# ArbiterMob/FluidSimulationCuda

Measured on AMD Instinct MI355X. Metric: Mcells/s per Jacobi iter, higher is better.
Workload: dtype f32

## Files before the change

### fluidsimulationcuda_amd/capi.py

```python
import ctypes as C
import os

import numpy as np

from ._build import LIB

OK, E_INVALID, E_NOMEM, E_HIP, E_COMM = 0, 1, 2, 3, 4
U, V, DENS, U_PREV, V_PREV, DENS_PREV, TMP0, TMP1, TMP2, TMP3, TMP4, TMP5 = range(12)
NFIELDS = 12
JACOBI_STREAM, JACOBI_LDS, JACOBI_NAIVE, JACOBI_TB = 0, 1, 2, 3
STORAGE_F32, STORAGE_F16 = 0, 1
PARAM_TB_MAX_SWEEPS, PARAM_TB_ROWS, PARAM_HALO, PARAM_TB_FAST_DIVISION, PARAM_TB_MIN_CELLS, PARAM_TB_EDGE_ROWS_PCT = 0, 1, 2, 3, 4, 5
PARAM_TB_LANE_COLUMNS = 6
PARAM_TB_T16_MIN_CELLS = 7
PARAM_TB_AUTOTUNE = 8
PARAM_FUSE_DIVERGENCE = 9
PARAM_SLAB_OVERLAP = 10
PARAM_EARLY_ADVECT = 11
PARAM_FUSE_ADD_SOURCE = 12
PARAM_XCHG_OVERLAP = 13
PARAM_F16_PRESSURE_SCALE = 14
PARAM_TB_FILL = 15
XCHG_HALO, XCHG_GATHER, XCHG_MAX, XCHG_MAX_BEGIN, XCHG_MAX_END = 0, 1, 2, 3, 4
RCCL_ID_BYTES = 128
FIELD_NAMES = ("u", "v", "dens", "u_prev", "v_prev", "dens_prev", "tmp0", "tmp1", "tmp2", "tmp3", "tmp4", "tmp5")


class FluidError(RuntimeError):
    def __init__(self, code, msg):
        super().__init__("libfluid_amd error %d: %s" % (code, msg))
        self.code = code


class Config(C.Structure):
    _fields_ = [("n", C.c_int), ("rank", C.c_int), ("nranks", C.c_int), ("halo", C.c_int),
                ("jacobi_variant", C.c_int), ("stream", C.c_void_p), ("arena", C.c_void_p),
                ("arena_bytes", C.c_size_t), ("storage", C.c_int)]
# ... 77 lines not shown
    "fluid_upload_members": [_ctx, _i, _MF],
    "fluid_run": [_ctx, _f, _f, _f, C.POINTER(RunPlan), C.POINTER(_i)],
    "fluid_run_members": [_ctx, _MF, _MF, _MF, C.POINTER(RunPlan), C.POINTER(_i)],
    "fluid_coarse_size": [_i, _i, C.POINTER(_i)],
    "fluid_pack_members_coarse": [_ctx, _i, _i, _i, _i, C.c_void_p, C.c_size_t],
    "fluid_download_members_coarse": [_ctx, _i, _i, _MF],
    "fluid_run_coarse": [_ctx, _f, _f, _f, C.POINTER(RunPlan), _i, C.POINTER(_i)],
    "fluid_run_members_coarse": [_ctx, _MF, _MF, _MF, C.POINTER(RunPlan), _i, C.POINTER(_i)],
    "fluid_transform_members": [_ctx, C.POINTER(_i), _i, _MF],
    "fluid_select_members": [_ctx, C.POINTER(_i), _i, C.POINTER(_i)],
    "fluid_set_jacobi_variant": [_ctx, _i],
    "fluid_division_mode": [_ctx, _f, _f, C.POINTER(_i)],
    "fluid_autotune_pending": [_ctx, C.POINTER(_i)],
    "fluid_plan_sweeps": [_i, _i, _i, _i, _i, _i, _i, C.POINTER(_i), _i, C.POINTER(_i)],
    "fluid_set_param": [_ctx, _i, _i],
    "fluid_timing_enable": [_ctx, _i],
    "fluid_timing_read": [_ctx, C.POINTER(Timing), _i],
    "fluid_op_diffuse_tol": [_ctx, _i, _i, _i, _f, _f, _f, _i, _i, C.POINTER(_i), C.POINTER(_f)],
    "fluid_set_exchange": [_ctx, EXCHANGE_FN, C.c_void_p],
    "fluid_exchange_now": [_ctx, _i, C.POINTER(_i), _i, _i],
    "fluid_exchange_stream": [_ctx, C.POINTER(C.c_void_p)],
    "fluid_split_launches": [_ctx, C.POINTER(C.c_longlong)],
    "fluid_rccl_available": [],
    "fluid_rccl_unique_id": [C.c_void_p, C.c_size_t],
    "fluid_exchange_rccl_attach": [_ctx, C.c_void_p, C.c_size_t],
    "fluid_exchange_rccl_attach_comm": [_ctx, C.c_void_p],
    "fluid_exchange_rccl_detach": [_ctx],
    "fluid_exchange_rccl_calls": [_ctx, C.POINTER(C.c_longlong), C.POINTER(C.c_longlong), C.POINTER(C.c_longlong)],
}
OTHER_SYMBOLS = {"fluid_last_error": (C.c_char_p, []), "fluid_arena_bytes": (C.c_size_t, [_i]),
# ... 34 lines not shown
```

### fluidsimulationcuda_amd/csrc/fluid_ctx.h

```cpp
#pragma once
#include <hip/hip_runtime.h>

#include <string>
#include <utility>
#include <vector>

#include "../../include/fluid_amd.h"
#include "fluid_kernels.h"

namespace fluid_detail {
int fail(int code, const char* fmt, ...);
int materialize_zero(fluid_ctx* c, int f);
int refuse_ensemble(const fluid_ctx* c, const char* what);
struct RcclExchange;
void rccl_release(RcclExchange* x);
}

#define HIP_TRY(expr)                                                                                      \
    do {                                                                                                   \
        hipError_t e_ = (expr);                                                                            \
        if (e_ != hipSuccess)                                                                              \
            return fluid_detail::fail(e_ == hipErrorOutOfMemory ? FLUID_E_NOMEM : FLUID_E_HIP, "%s: %s",   \
                                      #expr, hipGetErrorString(e_));                                       \
    } while (0)
// ... 88 lines not shown
    hipEvent_t ev_xbegin = nullptr, ev_xdone = nullptr;
    bool xchg_overlap = true;
    unsigned xowed = 0;
    long long split_launches = 0;
    bool early_advect = true;
    float vmax_prev[2] = {-1.0f, -1.0f};
    FieldState field[FLUID_NFIELDS];
    size_t field_bytes = 0;
    unsigned int* d_scalar = nullptr;
    float* d_partials = nullptr;
    ConstRing consts;
    EnsembleReduce red;
    MemberStage stage;
    TransformTables xform;
    unsigned int* tiles = nullptr;
    unsigned int* h_scalar = nullptr;
    hipEvent_t scalar_ready = nullptr;
    int variant = fluid::JACOBI_TB;
    int tb_max_t = 16, tb_rows = 0, num_cu = 256;
    long long tb_min_cells = 0;
    long long tb_t16_min_cells = -1;
    bool fuse_divergence = true;
    bool tb_fill = true;
    bool autotune = true;
    struct Trial { unsigned long long key; int cand; hipEvent_t a, b; };
    std::vector<Trial> trials;
    std::vector<hipEvent_t> free_events;
    bool defer_zero_source = true;
    bool in_halo_exchange = false;
    int tb_nv = 2;
// ... 29 lines not shown
```

### fluidsimulationcuda_amd/csrc/fluid_kernels.h

```cpp
#pragma once
#include <hip/hip_runtime.h>

namespace fluid {

constexpr int XOFF = 63;

enum JacobiVariant { JACOBI_STREAM = 0, JACOBI_LDS = 1, JACOBI_NAIVE = 2, JACOBI_TB = 3, JACOBI_VARIANTS = 4 };

enum Storage { STORAGE_F32 = 0, STORAGE_F16 = 1 };
typedef _Float16 half_t;
inline size_t storage_bytes(int st) { return st == STORAGE_F16 ? 2 : 4; }

inline int pitch_for(int n) { return ((XOFF + 1 + 4 * ((n + 3) / 4) + 1) + 63) / 64 * 64; }

struct Members {
    int count = 1;
    size_t stride = 0;
};

struct TbMemberK {
    double yd;
    float alpha, beta, hi, lo;
    float x0_inc, div_scale;
    unsigned tile_thr, pad;
};

struct TbBatch {
    const void* x[3];
    const void* x0[3];
    void* out[3];
    float alpha[3], beta[3];
    double yd[3];
    float hi[3], lo[3];
    const unsigned* tiles[3];
    unsigned tile_thr[3];
    int tile_pitch;
    void* div[3];
    float div_scale;
    int b[3];
    int x_zero[3];
    float x0_inc[3];
    int count;
    int members;
    size_t mstride;
    size_t tile_mstride;
    const TbMemberK* mk;
};

void launch_set_bnd(hipStream_t s, int st, void* f, int pitch, int n, int b, Members mb = {});
void launch_add_source(hipStream_t s, int st, void* x, const void* src, int pitch, int row_lo, int row_hi, float dt, Members mb = {},
                       const float* mdt = nullptr);
void launch_jacobi(hipStream_t s, int st, int variant, const void* x, const void* x0, void* out, int pitch, int n,
                   int row_lo, int row_hi, float alpha, float beta, int b, Members mb = {}, const float2* mab = nullptr);
enum TbForm { TB_PLAIN = 0, TB_DIVSRC = 1, TB_ADDSRC = 2 };
struct TbShape { int T, divmode, nv, form; };
inline constexpr TbShape kTbShapes[] = {
    {2, 0, 2, TB_PLAIN},   {2, 2, 2, TB_PLAIN},   {2, 3, 2, TB_PLAIN},   {2, 4, 2, TB_PLAIN},   {2, 5, 2, TB_PLAIN},
    {2, 0, 4, TB_PLAIN},   {2, 2, 4, TB_PLAIN},   {2, 3, 4, TB_PLAIN},   {2, 4, 4, TB_PLAIN},   {2, 5, 4, TB_PLAIN},
    {4, 0, 2, TB_PLAIN},   {4, 2, 2, TB_PLAIN},   {4, 3, 2, TB_PLAIN},   {4, 4, 2, TB_PLAIN},   {4, 5, 2, TB_PLAIN},
    {4, 0, 4, TB_PLAIN},   {4, 2, 4, TB_PLAIN},   {4, 3, 4, TB_PLAIN},   {4, 4, 4, TB_PLAIN},   {4, 5, 4, TB_PLAIN},
    {8, 0, 2, TB_PLAIN},   {8, 2, 2, TB_PLAIN},   {8, 3, 2, TB_PLAIN},   {8, 4, 2, TB_PLAIN},   {8, 5, 2, TB_PLAIN},
    {8, 0, 4, TB_PLAIN},   {8, 2, 4, TB_PLAIN},   {8, 3, 4, TB_PLAIN},   {8, 4, 4, TB_PLAIN},   {8, 5, 4, TB_PLAIN},
// ... 20 lines not shown
inline constexpr int kTbDepths[] = {16, 12, 8, 4, 2};
constexpr bool is_tb_depth(int T) { for (int d : kTbDepths) if (d == T) return true; return false; }
bool launch_jacobi_tb(hipStream_t s, int st, int T, int divmode, int nv, int form, const TbBatch& batch, int pitch, int n, int row_lo,
                      int row_hi, int rb, int rb_edge, int hole_lo = 0, int hole_hi = 0, bool fill = true);
constexpr int kTileRows = 32, kTileCols = 64;
inline int tile_rows(int n) { return (n + kTileRows - 1) / kTileRows; }
inline int tile_pitch(int n) { return (n + kTileCols - 1) / kTileCols; }
struct TileBatch {
    const void* field[3];
    unsigned* tiles[3];
    int count;
    size_t mstride, tile_mstride;
};
void launch_tile_min_abs(hipStream_t s, int st, const TileBatch& tb, int count, int pitch, int n, int row_lo, int row_hi, int tile_pitch,
                         Members mb = {}, size_t tile_mstride = 0);
void launch_validate_div(hipStream_t s, int divmode, float beta, float kbeta, double yd, float hi, float lo, unsigned long long* bad);
void launch_advect(hipStream_t s, int st, void* d, const void* d0, const void* u, const void* v, int pitch, int n,
                   int row_lo, int row_hi, float dt0, int b, Members mb = {}, const float* mdt0 = nullptr);
void launch_advect2(hipStream_t s, int st, void* da, const void* d0a, int ba, void* db, const void* d0b, int bb, const void* u,
                    const void* v, int pitch, int n, int row_lo, int row_hi, float dt0, Members mb = {}, const float* mdt0 = nullptr);
void launch_divergence(hipStream_t s, int st, const void* u, const void* v, void* p, void* div, int pitch, int n,
                       int row_lo, int row_hi, float h, int write_p, float pscale = 1.0f, Members mb = {});
void launch_scale(hipStream_t s, int st, void* x, int pitch, int row_lo, int row_hi, float factor, Members mb = {});
constexpr int kMaxPartials = 8192;
void launch_subtract_gradient(hipStream_t s, int st, void* u, void* v, const void* p, int pitch, int n, int row_lo,
                              int row_hi, float h, float* partials = nullptr, unsigned int* max_out = nullptr, float pinv = 1.0f,
                              Members mb = {});
void launch_gradient_advect(hipStream_t s, int st, void* u, void* v, const void* p, void* d, const void* d0, int pitch, int n,
                            int row_lo, int row_hi, float h, float dt0, int b, float pinv = 1.0f, Members mb = {},
                            const float* mdt0 = nullptr);
// ... 28 lines not shown
```

### fluidsimulationcuda_amd/csrc/fluid_kernels.hip

```cpp
#include <hip/hip_runtime.h>
#include <stdint.h>

#include <algorithm>
#include <array>
#include <cstdlib>
#include <utility>

#include "fluid_kernels.h"

namespace fluid {

__device__ __forceinline__ float flip_if(bool c, float v) { return c ? -v : v; }

__device__ __forceinline__ float keep_f32(float v) { asm("" : "+v"(v)); return v; }
__device__ __forceinline__ float ld1(const float* p) { return *p; }
__device__ __forceinline__ float ld1(const half_t* p) { return keep_f32((float)*p); }
__device__ __forceinline__ void st1(float* p, float v) { *p = v; }
__device__ __forceinline__ void st1(half_t* p, float v) { *p = (half_t)keep_f32(v); }
template <typename S>
__device__ __forceinline__ float as_stored(float v)
{
    if constexpr (sizeof(S) == 2) return keep_f32((float)(S)keep_f32(v));
    else return v;
}
// ... 781 lines not shown
        vid -= (unsigned)g.inner_blocks;
        const int e = (int)(vid % (unsigned)g.edge_wins);
        strip_group = (int)(vid / (unsigned)g.edge_wins);
        win = e == 0 ? 0 : g.first_right + e - 1;
    }
    const unsigned member = batch.count == 3 ? blockIdx.z / 3u : batch.count == 2 ? blockIdx.z >> 1 : blockIdx.z;
    const unsigned sv = blockIdx.z - member * (unsigned)batch.count;
    const size_t mofs = (size_t)member * batch.mstride;
    const S* __restrict__ x = static_cast<const S*>(batch.x[sv]) + mofs;
    const S* __restrict__ x0 = static_cast<const S*>(batch.x0[sv]) + mofs;
    S* __restrict__ out = static_cast<S*>(batch.out[sv]) + mofs;
    float alpha = batch.alpha[sv], beta = batch.beta[sv];
    double yd = batch.yd[sv];
    float k_hi = batch.hi[sv], k_lo = batch.lo[sv], x0_inc = batch.x0_inc[sv], div_scale = batch.div_scale;
    unsigned tile_thr = batch.tile_thr[sv];
    if (batch.mk != nullptr) {
        typedef const TbMemberK __attribute__((address_space(4))) * MemberKPtr;
        const MemberKPtr mk = (MemberKPtr)(uintptr_t)batch.mk + ((size_t)sv * (unsigned)batch.members + member);
        alpha = mk->alpha;
        beta = mk->beta;
        yd = mk->yd;
        k_hi = mk->hi;
        k_lo = mk->lo;
        x0_inc = mk->x0_inc;
        if (ADDSRC) div_scale = mk->div_scale;
        if (DIVMODE == 3) tile_thr = mk->tile_thr;
    }
    const int b = batch.b[sv];
    constexpr int HL = (T + NV - 1) / NV;
    constexpr int VS = 64 - 2 * HL;
    constexpr int C0 = (XOFF + 1) / NV;
    static_assert((XOFF + 1) % NV == 0 && HL <= C0, "window overlap must fit the row's left pad");
    const int lane = threadIdx.x & 63;
    const int strip = strip_group * 4 + __builtin_amdgcn_readfirstlane(threadIdx.x >> 6);
    const int kg = n / NV;
    const bool left_edge = (win == 0);
    const bool right_edge = (kg >= win * VS - HL) && (kg < win * VS - HL + 64);
    const bool edge = left_edge || right_edge;
    const int rbw = edge ? rb_edge : rb;
    TbArgs<S, NV> a;
    a.k.yd = yd;
// ... 37 lines not shown
    const bool is_rg = (k == kg);
    const bool own = (lane >= HL) && (lane < 64 - HL);
    const bool st_int = own && k >= 0 && k < nvec;
    a.st_rg_lane = is_rg && (own || k == nvec);
    a.m_lg = a.is_lg ? 0xFFFFFFFFu : 0u;
#pragma unroll
    for (int c = 0; c < NV; ++c) a.m_r[c] = (is_rg && a.cg == c) ? 0xFFFFFFFFu : 0u;
    a.st_off = (ld_ok && (st_int || a.is_lg || a.st_rg_lane)) ? a.ld_off : kBufOff;
    a.sx = (b == 1) ? 0x80000000u : 0u;
    a.sy = (b == 2) ? 0x80000000u : 0u;
    a.alpha = alpha;
    a.k.beta = beta;
    a.fill = fill != 0;
    const int t0 = max(0, a.q_lo - T), t1 = a.q_hi - 1 + T;
    const bool wall = (a.q_lo < T) || (a.q_hi - 1 + T > n + 1);
    constexpr int DM = DIVMODE == 3 ? 2 : DIVMODE;
    bool two_term = false;
    if constexpr (DIVMODE == 3) {
        const unsigned* __restrict__ tiles = batch.tiles[sv] ? batch.tiles[sv] + (size_t)member * batch.tile_mstride : nullptr;
        const unsigned thr = tile_thr;
        const int tr0 = (max(1, a.q_lo - T + 1) - 1) / kTileRows, tr1 = (min(n, a.q_hi + T - 2) - 1) / kTileRows;
        const int c0 = max(1, 1 + NV * (win * VS - HL)), c1 = min(n, NV * (win * VS - HL + 64));
        const int tc0 = (c0 - 1) / kTileCols, tc1 = (c1 - 1) / kTileCols, ntc = tc1 - tc0 + 1;
        const int count = (tr1 - tr0 + 1) * ntc;
        bool low = false;
        if (tiles != nullptr)
            for (int i = lane; i < count; i += 64)
                low |= tiles[(size_t)(tr0 + i / ntc) * batch.tile_pitch + (tc0 + i % ntc)] < thr;
        two_term = tiles != nullptr && __builtin_amdgcn_ballot_w64(low) == 0ull;
    }
// ... 19 lines not shown
    const int i0 = max(row_lo, 1 + tr * kTileRows), i1 = min(row_hi, 1 + (tr + 1) * kTileRows);
    const size_t P = (size_t)pitch;
    float m = __builtin_inff();
    if (j <= n)
        for (int i = i0; i < i1; ++i) {
            const float4 v = ld4(f + (size_t)i * P + XOFF + j);
            m = fminf(m, fabsf(v.x));
            if (j + 1 <= n) m = fminf(m, fabsf(v.y));
            if (j + 2 <= n) m = fminf(m, fabsf(v.z));
            if (j + 3 <= n) m = fminf(m, fabsf(v.w));
        }
#pragma unroll
    for (int off = 8; off > 0; off >>= 1) m = fminf(m, __shfl_xor(m, off, 16));
    const bool whole = row_lo <= 1 + tr * kTileRows && row_hi >= min(n + 1, 1 + (tr + 1) * kTileRows);
    if ((lane & 15) == 0 && j <= n) out[(size_t)tr * tile_pitch + (j - 1) / kTileCols] = whole ? __float_as_uint(m) : 0u;
}
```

THE PROBLEM:
In the entries above, find each line with the word "constexpr" and return it.

RESPONSE TO THE EXERCISE:
constexpr int XOFF = 63;
inline constexpr TbShape kTbShapes[] = {
inline constexpr int kTbDepths[] = {16, 12, 8, 4, 2};
constexpr bool is_tb_depth(int T) { for (int d : kTbDepths) if (d == T) return true; return false; }
constexpr int kTileRows = 32, kTileCols = 64;
constexpr int kMaxPartials = 8192;
    if constexpr (sizeof(S) == 2) return keep_f32((float)(S)keep_f32(v));
    constexpr int HL = (T + NV - 1) / NV;
    constexpr int VS = 64 - 2 * HL;
    constexpr int C0 = (XOFF + 1) / NV;
    constexpr int DM = DIVMODE == 3 ? 2 : DIVMODE;
    if constexpr (DIVMODE == 3) {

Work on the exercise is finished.